Yaptığımız tüm yatırımlar, insana değil, teknolojiye değil, sadece kâra, betona dayalı yatırımlardır. Bunun sonucu olarak yap-işlet-devret sistemi... Bu sistem aynen bir domino gibi çok tehlikeli bir sistemdir. Bugün köprüler yaptık, araba geçmediği için devletin kasasından para veriyoruz. Şehir hastaneleri yapıyoruz, şehir hastanelerine hasta garantisi veriyoruz. Cumhuriyetin ne kadar kazanımları varsa -kırıntı da olsa bugün, kalmamıştır- bunları elden çıkarmak için, yabancılara satmak için elimizden gelen her şeyi yapıyoruz. Ve en tehlikelisi de nedir? İspanya, Amerika ve İngiltere bu sistemi denedi yani yap-işlet-devret betona yatırma durumunu. Çünkü öyle bir sistem ki bu sistem, bugün reel faizler yüzde 35 civarında ama resmî faiz yüzde 25. Hangisi olursa olsun, bir gün gelecek, bu krediyle yatırım yapan veya ev alanlar bu kredileri ödeyemeyecek. Bankalar zora düşecek, bankalar zora düştüğü zaman devlet de zora düşecek. Bu, her şeyin bir devamıdır ve öyle tehlikeli bir durum ki bu, bugün yandaşlarının en büyük araç parkı Türkiye'de var. Kanal İstanbul Projesi örneğin, çok tehlikeli, belki AKP'li arkadaşların da istemediği bir proje ama yapmak zorunda çünkü yandaşlarının o araç parkı ne olacak?
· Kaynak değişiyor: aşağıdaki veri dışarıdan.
+template <typename... KArgs, typename... Args>
+static void launch_k(bool pdl, void (*kernel)(KArgs...), dim3 grid, dim3 block, size_t smem, cudaStream_t s, Args... args) {
+    cudaLaunchAttribute attr[1];
+    attr[0].id = cudaLaunchAttributeProgrammaticStreamSerialization;
+    attr[0].val.programmaticStreamSerializationAllowed = 1;
+    cudaLaunchConfig_t cfg = {};
+    cfg.gridDim = grid; cfg.blockDim = block; cfg.dynamicSmemBytes = smem; cfg.stream = s;
+    cfg.attrs = attr; cfg.numAttrs = pdl ? 1 : 0;
+    cudaLaunchKernelEx(&cfg, kernel, args...);
+}
+
+static int strided_grid(int cfg, int n_units, int num, int den, int n_win, int sm_count, int ctas_per_sm, int waves);
 
 template <bool kJac>
-static void launch_eval_obs(const BatchDev& bd, const SolveParams& sp, cudaStream_t s) {
+static void launch_eval_obs(const BatchDev& bd, const SolveParams& sp, cudaStream_t s, bool pdl = false, int grid_cfg = 0,
+                            int sm_count = 132) {
     const int tiles = kJac ? bd.eval_tiles_jac : bd.eval_tiles_cost;
-    const dim3 g((bd.max_obs + 256 * tiles - 1) / (256 * tiles), bd.n_win);
-    if (!kJac) { k_eval_obs<false, 4, double><<<g, 256, 0, s>>>(bd, sp, tiles); return; }
+    const int n_units = (bd.max_obs + 256 * tiles - 1) / (256 * tiles);
+    const dim3 g(n_units, bd.n_win);
+    if (!kJac) {
+        const dim3 gc(strided_grid(grid_cfg, n_units, 1, 2, bd.n_win, sm_count, 4, 4), bd.n_win);
+        launch_k(pdl, k_eval_obs<false, 4, double>, gc, dim3(256), 0, s, bd, sp, tiles, n_units);
+        return;
+    }
     const int mb = bd.eval_min_blocks;
     if (bd.precision == 1) {
-        if (bd.fused) k_eval_obs<true, 2, float, false><<<g, 256, 0, s>>>(bd, sp, tiles);
-        else k_eval_obs<true, 2, float, true><<<g, 256, 0, s>>>(bd, sp, tiles);
+        if (bd.fused) k_eval_obs<true, 2, float, false><<<g, 256, 0, s>>>(bd, sp, tiles, n_units);
+        else k_eval_obs<true, 2, float, true><<<g, 256, 0, s>>>(bd, sp, tiles, n_units);
         LCHK("k_eval_obs");
     } else if (!bd.fused) {
-        if (mb == 2) k_eval_obs<true, 2, double, true><<<g, 256, 0, s>>>(bd, sp, tiles);
-        else if (mb == 3) k_eval_obs<true, 3, double, true><<<g, 256, 0, s>>>(bd, sp, tiles);
-        else k_eval_obs<true, 4, double, true><<<g, 256, 0, s>>>(bd, sp, tiles);
+        if (mb == 2) k_eval_obs<true, 2, double, true><<<g, 256, 0, s>>>(bd, sp, tiles, n_units);
+        else if (mb == 3) k_eval_obs<true, 3, double, true><<<g, 256, 0, s>>>(bd, sp, tiles, n_units);
+        else k_eval_obs<true, 4, double, true><<<g, 256, 0, s>>>(bd, sp, tiles, n_units);
         LCHK("k_eval_obs");
     } else if (bd.eval_cs) {
-        if (mb == 2) k_eval_obs<true, 2, double, false, true><<<g, 256, 0, s>>>(bd, sp, tiles);
-        else if (mb == 3) k_eval_obs<true, 3, double, false, true><<<g, 256, 0, s>>>(bd, sp, tiles);
-        else k_eval_obs<true, 4, double, false, true><<<g, 256, 0, s>>>(bd, sp, tiles);
+        if (mb == 2) k_eval_obs<true, 2, double, false, true><<<g, 256, 0, s>>>(bd, sp, tiles, n_units);
+        else if (mb == 3) k_eval_obs<true, 3, double, false, true><<<g, 256, 0, s>>>(bd, sp, tiles, n_units);
+        else k_eval_obs<true, 4, double, false, true><<<g, 256, 0, s>>>(bd, sp, tiles, n_units);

MAHMUT TANAL (İstanbul) - Beni belediye başkanı yapın, yaptırmayacağım.

ZEYNEL ÖZEN (Devamla) - O araç parkı, onları oraya zorlayacak. Bir felaket olan o şeyi de yapacaklardır.

Diğer taraftan, yargı, yürütme, yasama tekelleşmiş. Arkadaşlar, eğer yargı tekelleşmişse, uluslararası sermaye, kendi sermayesini güvende görmüyorsa ülkemize gelmez.
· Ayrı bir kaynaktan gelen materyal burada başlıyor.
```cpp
atg_status roll_step(atg_engine *e, hipEvent_t after, EncSlot *only)
{
    MdRollArgs a;
    std::memset(&a, 0, sizeof(a));
    std::vector<EncSlot *> starting, finished;
    uint32_t wg = 0;
    for (EncSlot *sl : e->roll_q) {
        if (only && sl != only)
            continue;
        const FlacParams &p = sl->plan->p;
        MdRollBatch &b = a.b[a.n++];
        b.pcm = sl->pend_pcm;
        b.tracks = (const TrackInfo *)sl->tracks.p;
        b.tout = (TrackOut *)sl->tout.p;
        b.n_tracks = p.n_tracks;
        b.channels = p.channels;
        b.bps = p.bps;
        b.fmt = (uint32_t)sl->pend_fmt;
        b.wg0 = wg;
        b.parts = sl->roll_parts;
        b.part = sl->roll_done;
        b.part_end = only ? sl->roll_parts : sl->roll_done + 1u;
        wg += (p.n_tracks + 63u) / 64u;
        if (b.part == 0)
            starting.push_back(sl);
        sl->roll_done = b.part_end;
        if (sl->roll_done == sl->roll_parts)
            finished.push_back(sl);
    }
    if (!a.n)
        return ATG_OK;
    if (after)
        HIP_TRY(hipStreamWaitEvent(e->s_md5, after, 0));
    for (EncSlot *sl : starting)
        HIP_TRY(hipEventRecord(sl->ev[2 * 5], e->s_md5));
    HIP_TRY(launch_track_md5_roll(a, e->s_md5));
    for (EncSlot *sl : finished) {
        e->roll_q.erase(std::find(e->roll_q.begin(), e->roll_q.end(), sl));
        const atg_status st = batch_end(e, *sl, nullptr);
        if (st != ATG_OK)
            return st;
    }
    return ATG_OK;
}

void drain_slot(atg_engine *e, EncSlot &sl)
{
    (void)hipStreamSynchronize(e->s_main);
    for (hipStream_t q : {e->s_pack, e->s_md5, sl.s_aux})
        if (q)
            (void)hipStreamSynchronize(q);
}

unsigned host_hash_threads()
{
    unsigned n = std::max(1u, std::thread::hardware_concurrency());
    cpu_set_t cs;
    if (sched_getaffinity(0, sizeof(cs), &cs) == 0)
        n = std::max(1, CPU_COUNT(&cs));
    if (FILE *f = std::fopen("/sys/fs/cgroup/cpu.max", "r")) {
        char q[32] = {0};
        unsigned long per = 0;
        if (std::fscanf(f, "%31s %lu", q, &per) == 2 && std::strcmp(q, "max") != 0 && per)
            n = std::min<unsigned>(n, std::max(1ul, std::strtoul(q, nullptr, 10) / per));
        std::fclose(f);
    }
    return std::min(n, 32u);
}

constexpr size_t kHashGroup = md5cpu::kMultiLanes;

bool want_host_md5(atg_engine *e, const Plan &pl, int fmt, bool md5_early)
{
    const FlacParams &p = pl.p;
    if (pl.frames_only || md5_early || p.bps < 8 || p.bps % 8 || pl.tracks.empty())
        return false;
    if (e->flags & ATG_ENGINE_MD5_GPU)
        return false;
    if (e->flags & ATG_ENGINE_MD5_HOST)
        return true;
    const uint64_t bb = p.bps / 8, cs = fmt == ATG_PCM_S16 ? 2 : 4;
    uint64_t maxb = 0, tot = 0;
    for (const TrackInfo &t : pl.tracks) {
        const uint64_t b = t.pcm_frames * p.channels * bb;
        maxb = std::max(maxb, b);
        tot += b;
    }
    (void)cs;
    const double gpu_ms = (double)maxb / 64.0 * 0.8e-3;
    const unsigned th = host_hash_threads();
    const uint64_t groups = (pl.tracks.size() + kHashGroup - 1) / kHashGroup;
    const double hash_ms = md5cpu::multi_simd()
                               ? (double)tot / (double)std::min<uint64_t>(th, groups) / 6e6
                               : (double)tot / (th * 450e3);
    const double host_ms = hash_ms + (double)tot / 40e6;
    return gpu_ms > 40.0 && host_ms < gpu_ms;
}

atg_status start_host_md5(atg_engine *e, EncSlot &sl, const Plan &pl, const void *d_pcm, int fmt)
{
    const FlacParams &p = pl.p;
    const size_t nt = pl.tracks.size();
    const uint64_t cs = fmt == ATG_PCM_S16 ? 2 : 4;
    const uint32_t bb = p.bps / 8;
    for (std::future<void> &f : sl.hash_jobs)
        f.wait();
    sl.hash_jobs.clear();
    std::vector<uint64_t> off(nt), len(nt);
    uint64_t total = 0;
    for (size_t t = 0; t < nt; ++t) {
        len[t] = pl.tracks[t].pcm_frames * p.channels * bb;
        off[t] = total;
        total += (len[t] + 15u) & ~15ull;
    }
    HIP_TRY(ensure_pinned(sl.hpcm, sl.hpcm_cap, (size_t)std::max<uint64_t>(total, 1)));
    HIP_TRY(ensure_pinned(sl.hmd5, sl.hmd5_cap, 16 * nt));
    HIP_TRY(sl.md5in.ensure(16 * nt));
    HIP_TRY(sl.dpack.ensure((size_t)std::max<uint64_t>(total, 1)));
    if (!sl.ev_hpcm)
        HIP_TRY(hipEventCreateWithFlags(&sl.ev_hpcm, hipEventDisableTiming));
    for (size_t t = 0; t < nt; ++t) {
        const TrackInfo &ti = pl.tracks[t];
        HIP_TRY(launch_md5_pack((const uint8_t *)d_pcm + ti.pcm_start * p.channels * cs,
                                fmt == ATG_PCM_S16, ti.pcm_frames * p.channels, bb,
                                (uint8_t *)sl.dpack.p + off[t], sl.s_aux));
    }
    if (total)
        HIP_TRY(hipMemcpyAsync(sl.hpcm, sl.dpack.p, total, hipMemcpyDeviceToHost, sl.s_aux));
    HIP_TRY(hipEventRecord(sl.ev_hpcm, sl.s_aux));
    if (!e->pool)
        e->pool.reset(new HashPool(host_hash_threads()));
    const hipEvent_t ev = sl.ev_hpcm;
    for (size_t g0 = 0; g0 < nt; g0 += kHashGroup) {
        const int n = (int)std::min<size_t>(kHashGroup, nt - g0);
        std::array<const uint8_t *, kHashGroup> src{};
        std::array<uint64_t, kHashGroup> bytes{};
        for (int i = 0; i < n; ++i) {
            src[i] = sl.hpcm + off[g0 + i];
            bytes[i] = len[g0 + i];
        }
        uint8_t(*dst)[16] = (uint8_t(*)[16])(sl.hmd5 + 16 * g0);
        sl.hash_jobs.push_back(e->pool->submit([=] {
            (void)hipEventSynchronize(ev);
            md5cpu::hash_bytes_multi(src.data(), bytes.data(), n, dst);
        }));
    }
    return ATG_OK;
}

atg_status finish_host_md5(EncSlot &sl)
{
    for (std::future<void> &f : sl.hash_jobs)
        f.wait();
    sl.hash_jobs.clear();
    const size_t nt = sl.plan->tracks.size();
    if (nt) {
        HIP_TRY(hipMemcpyAsync(sl.md5in.p, sl.hmd5, 16 * nt, hipMemcpyHostToDevice, sl.s_aux));
        HIP_TRY(launch_put_md5((TrackOut *)sl.tout.p, (const uint8_t *)sl.md5in.p, (uint32_t)nt,
                               sl.s_aux));
    }
    return ATG_OK;
}

atg_status enqueue_batch(atg_engine *e, EncSlot &sl, const std::shared_ptr<Plan> &plp,
                         const void *d_pcm, int fmt, uint8_t *d_out, uint64_t out_cap,
                         bool want_fdesc, hipEvent_t wait_before = nullptr, bool pipelined = false,
                         bool md5_early = false)
{
    Plan &pl = *plp;
    FlacParams &p = pl.p;
    if (pl.out_bytes > out_cap)
// ... 1659 lines not shown
```

### python-audio-tools_amd/csrc/flac_lpc.hip

```cpp
#include <hip/hip_runtime.h>
#include <math.h>
#include <stdint.h>

#include "flac_dev.h"
#include "launch.h"
#include "pcm_read.h"
#include "residual.h"
#include "wave.h"

#pragma clang fp contract(off)


__device__ __forceinline__ int32_t d2i_x86(double x)
{
    if (!(x > -2147483649.0 && x < 2147483648.0))
        return INT32_MIN;
    return (int32_t)x;
}

template <int LAGS>
__device__ __forceinline__ void quantize_store(const double (&lp)[LAGS],
                                               int order, int prec,
                                               int16_t *__restrict__ q, uint32_t row,
                                               int8_t *__restrict__ shift_out)
{
    double l = 2.2250738585072014e-308;
#pragma unroll
    for (int i = 0; i < LAGS; ++i) {
        if (i < order) {
            const double a = fabs(lp[i]);
            l = a > l ? a : l;
        }
    }
    int log2cmax;
    frexp(l, &log2cmax);
    int shift = (prec - 1) - (log2cmax - 1) - 1;
    shift = shift < -16 ? -16 : shift;
    shift = shift > 15 ? 15 : shift;
    const int qmax = (1 << (prec - 1)) - 1;
    const int qmin = -(1 << (prec - 1));
    double err = 0.0;
#pragma unroll
    for (int i = 0; i < LAGS; ++i) {
        if (i < order) {
            if (shift >= 0)
                err += lp[i] * (double)(1 << shift);
            else
                err += lp[i] / (double)(1 << -shift);
            const int32_t ei = d2i_x86(round(err));
            q[i] = (int16_t)(ei < qmin ? qmin : (ei > qmax ? qmax : ei));
            err -= (double)ei;
        }
    }
    for (uint32_t i = (uint32_t)order; i < row; ++i)
        q[i] = 0;
    *shift_out = (int8_t)(shift >= 0 ? shift : 0);
}
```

(Mikrofon otomatik cihaz tarafından kapatıldı)

BAŞKAN - İstiyor musunuz?

ZEYNEL ÖZEN (Devamla) - Evet.

BAŞKAN - Tamamlayalım lütfen.

ZEYNEL ÖZEN (Devamla) - Her şeyin başı da demokratik, sosyal hukuk devleti olmaktan geçer. İnsanlara huzur ve barış ancak demokratik bir Türkiye'yle mümkündür. Birbirimize kızabiliriz, birbirimize şey yapabiliriz ama burada eşit yurttaşlık temelini, o hukuku uygulamadığınız sürece, özellikle de tekrar ediyorum, Alevilerin bu konuşmalarını çok dinleyeceksiniz. Vicdanlarınıza elinizi koyun, size sesleniyorum.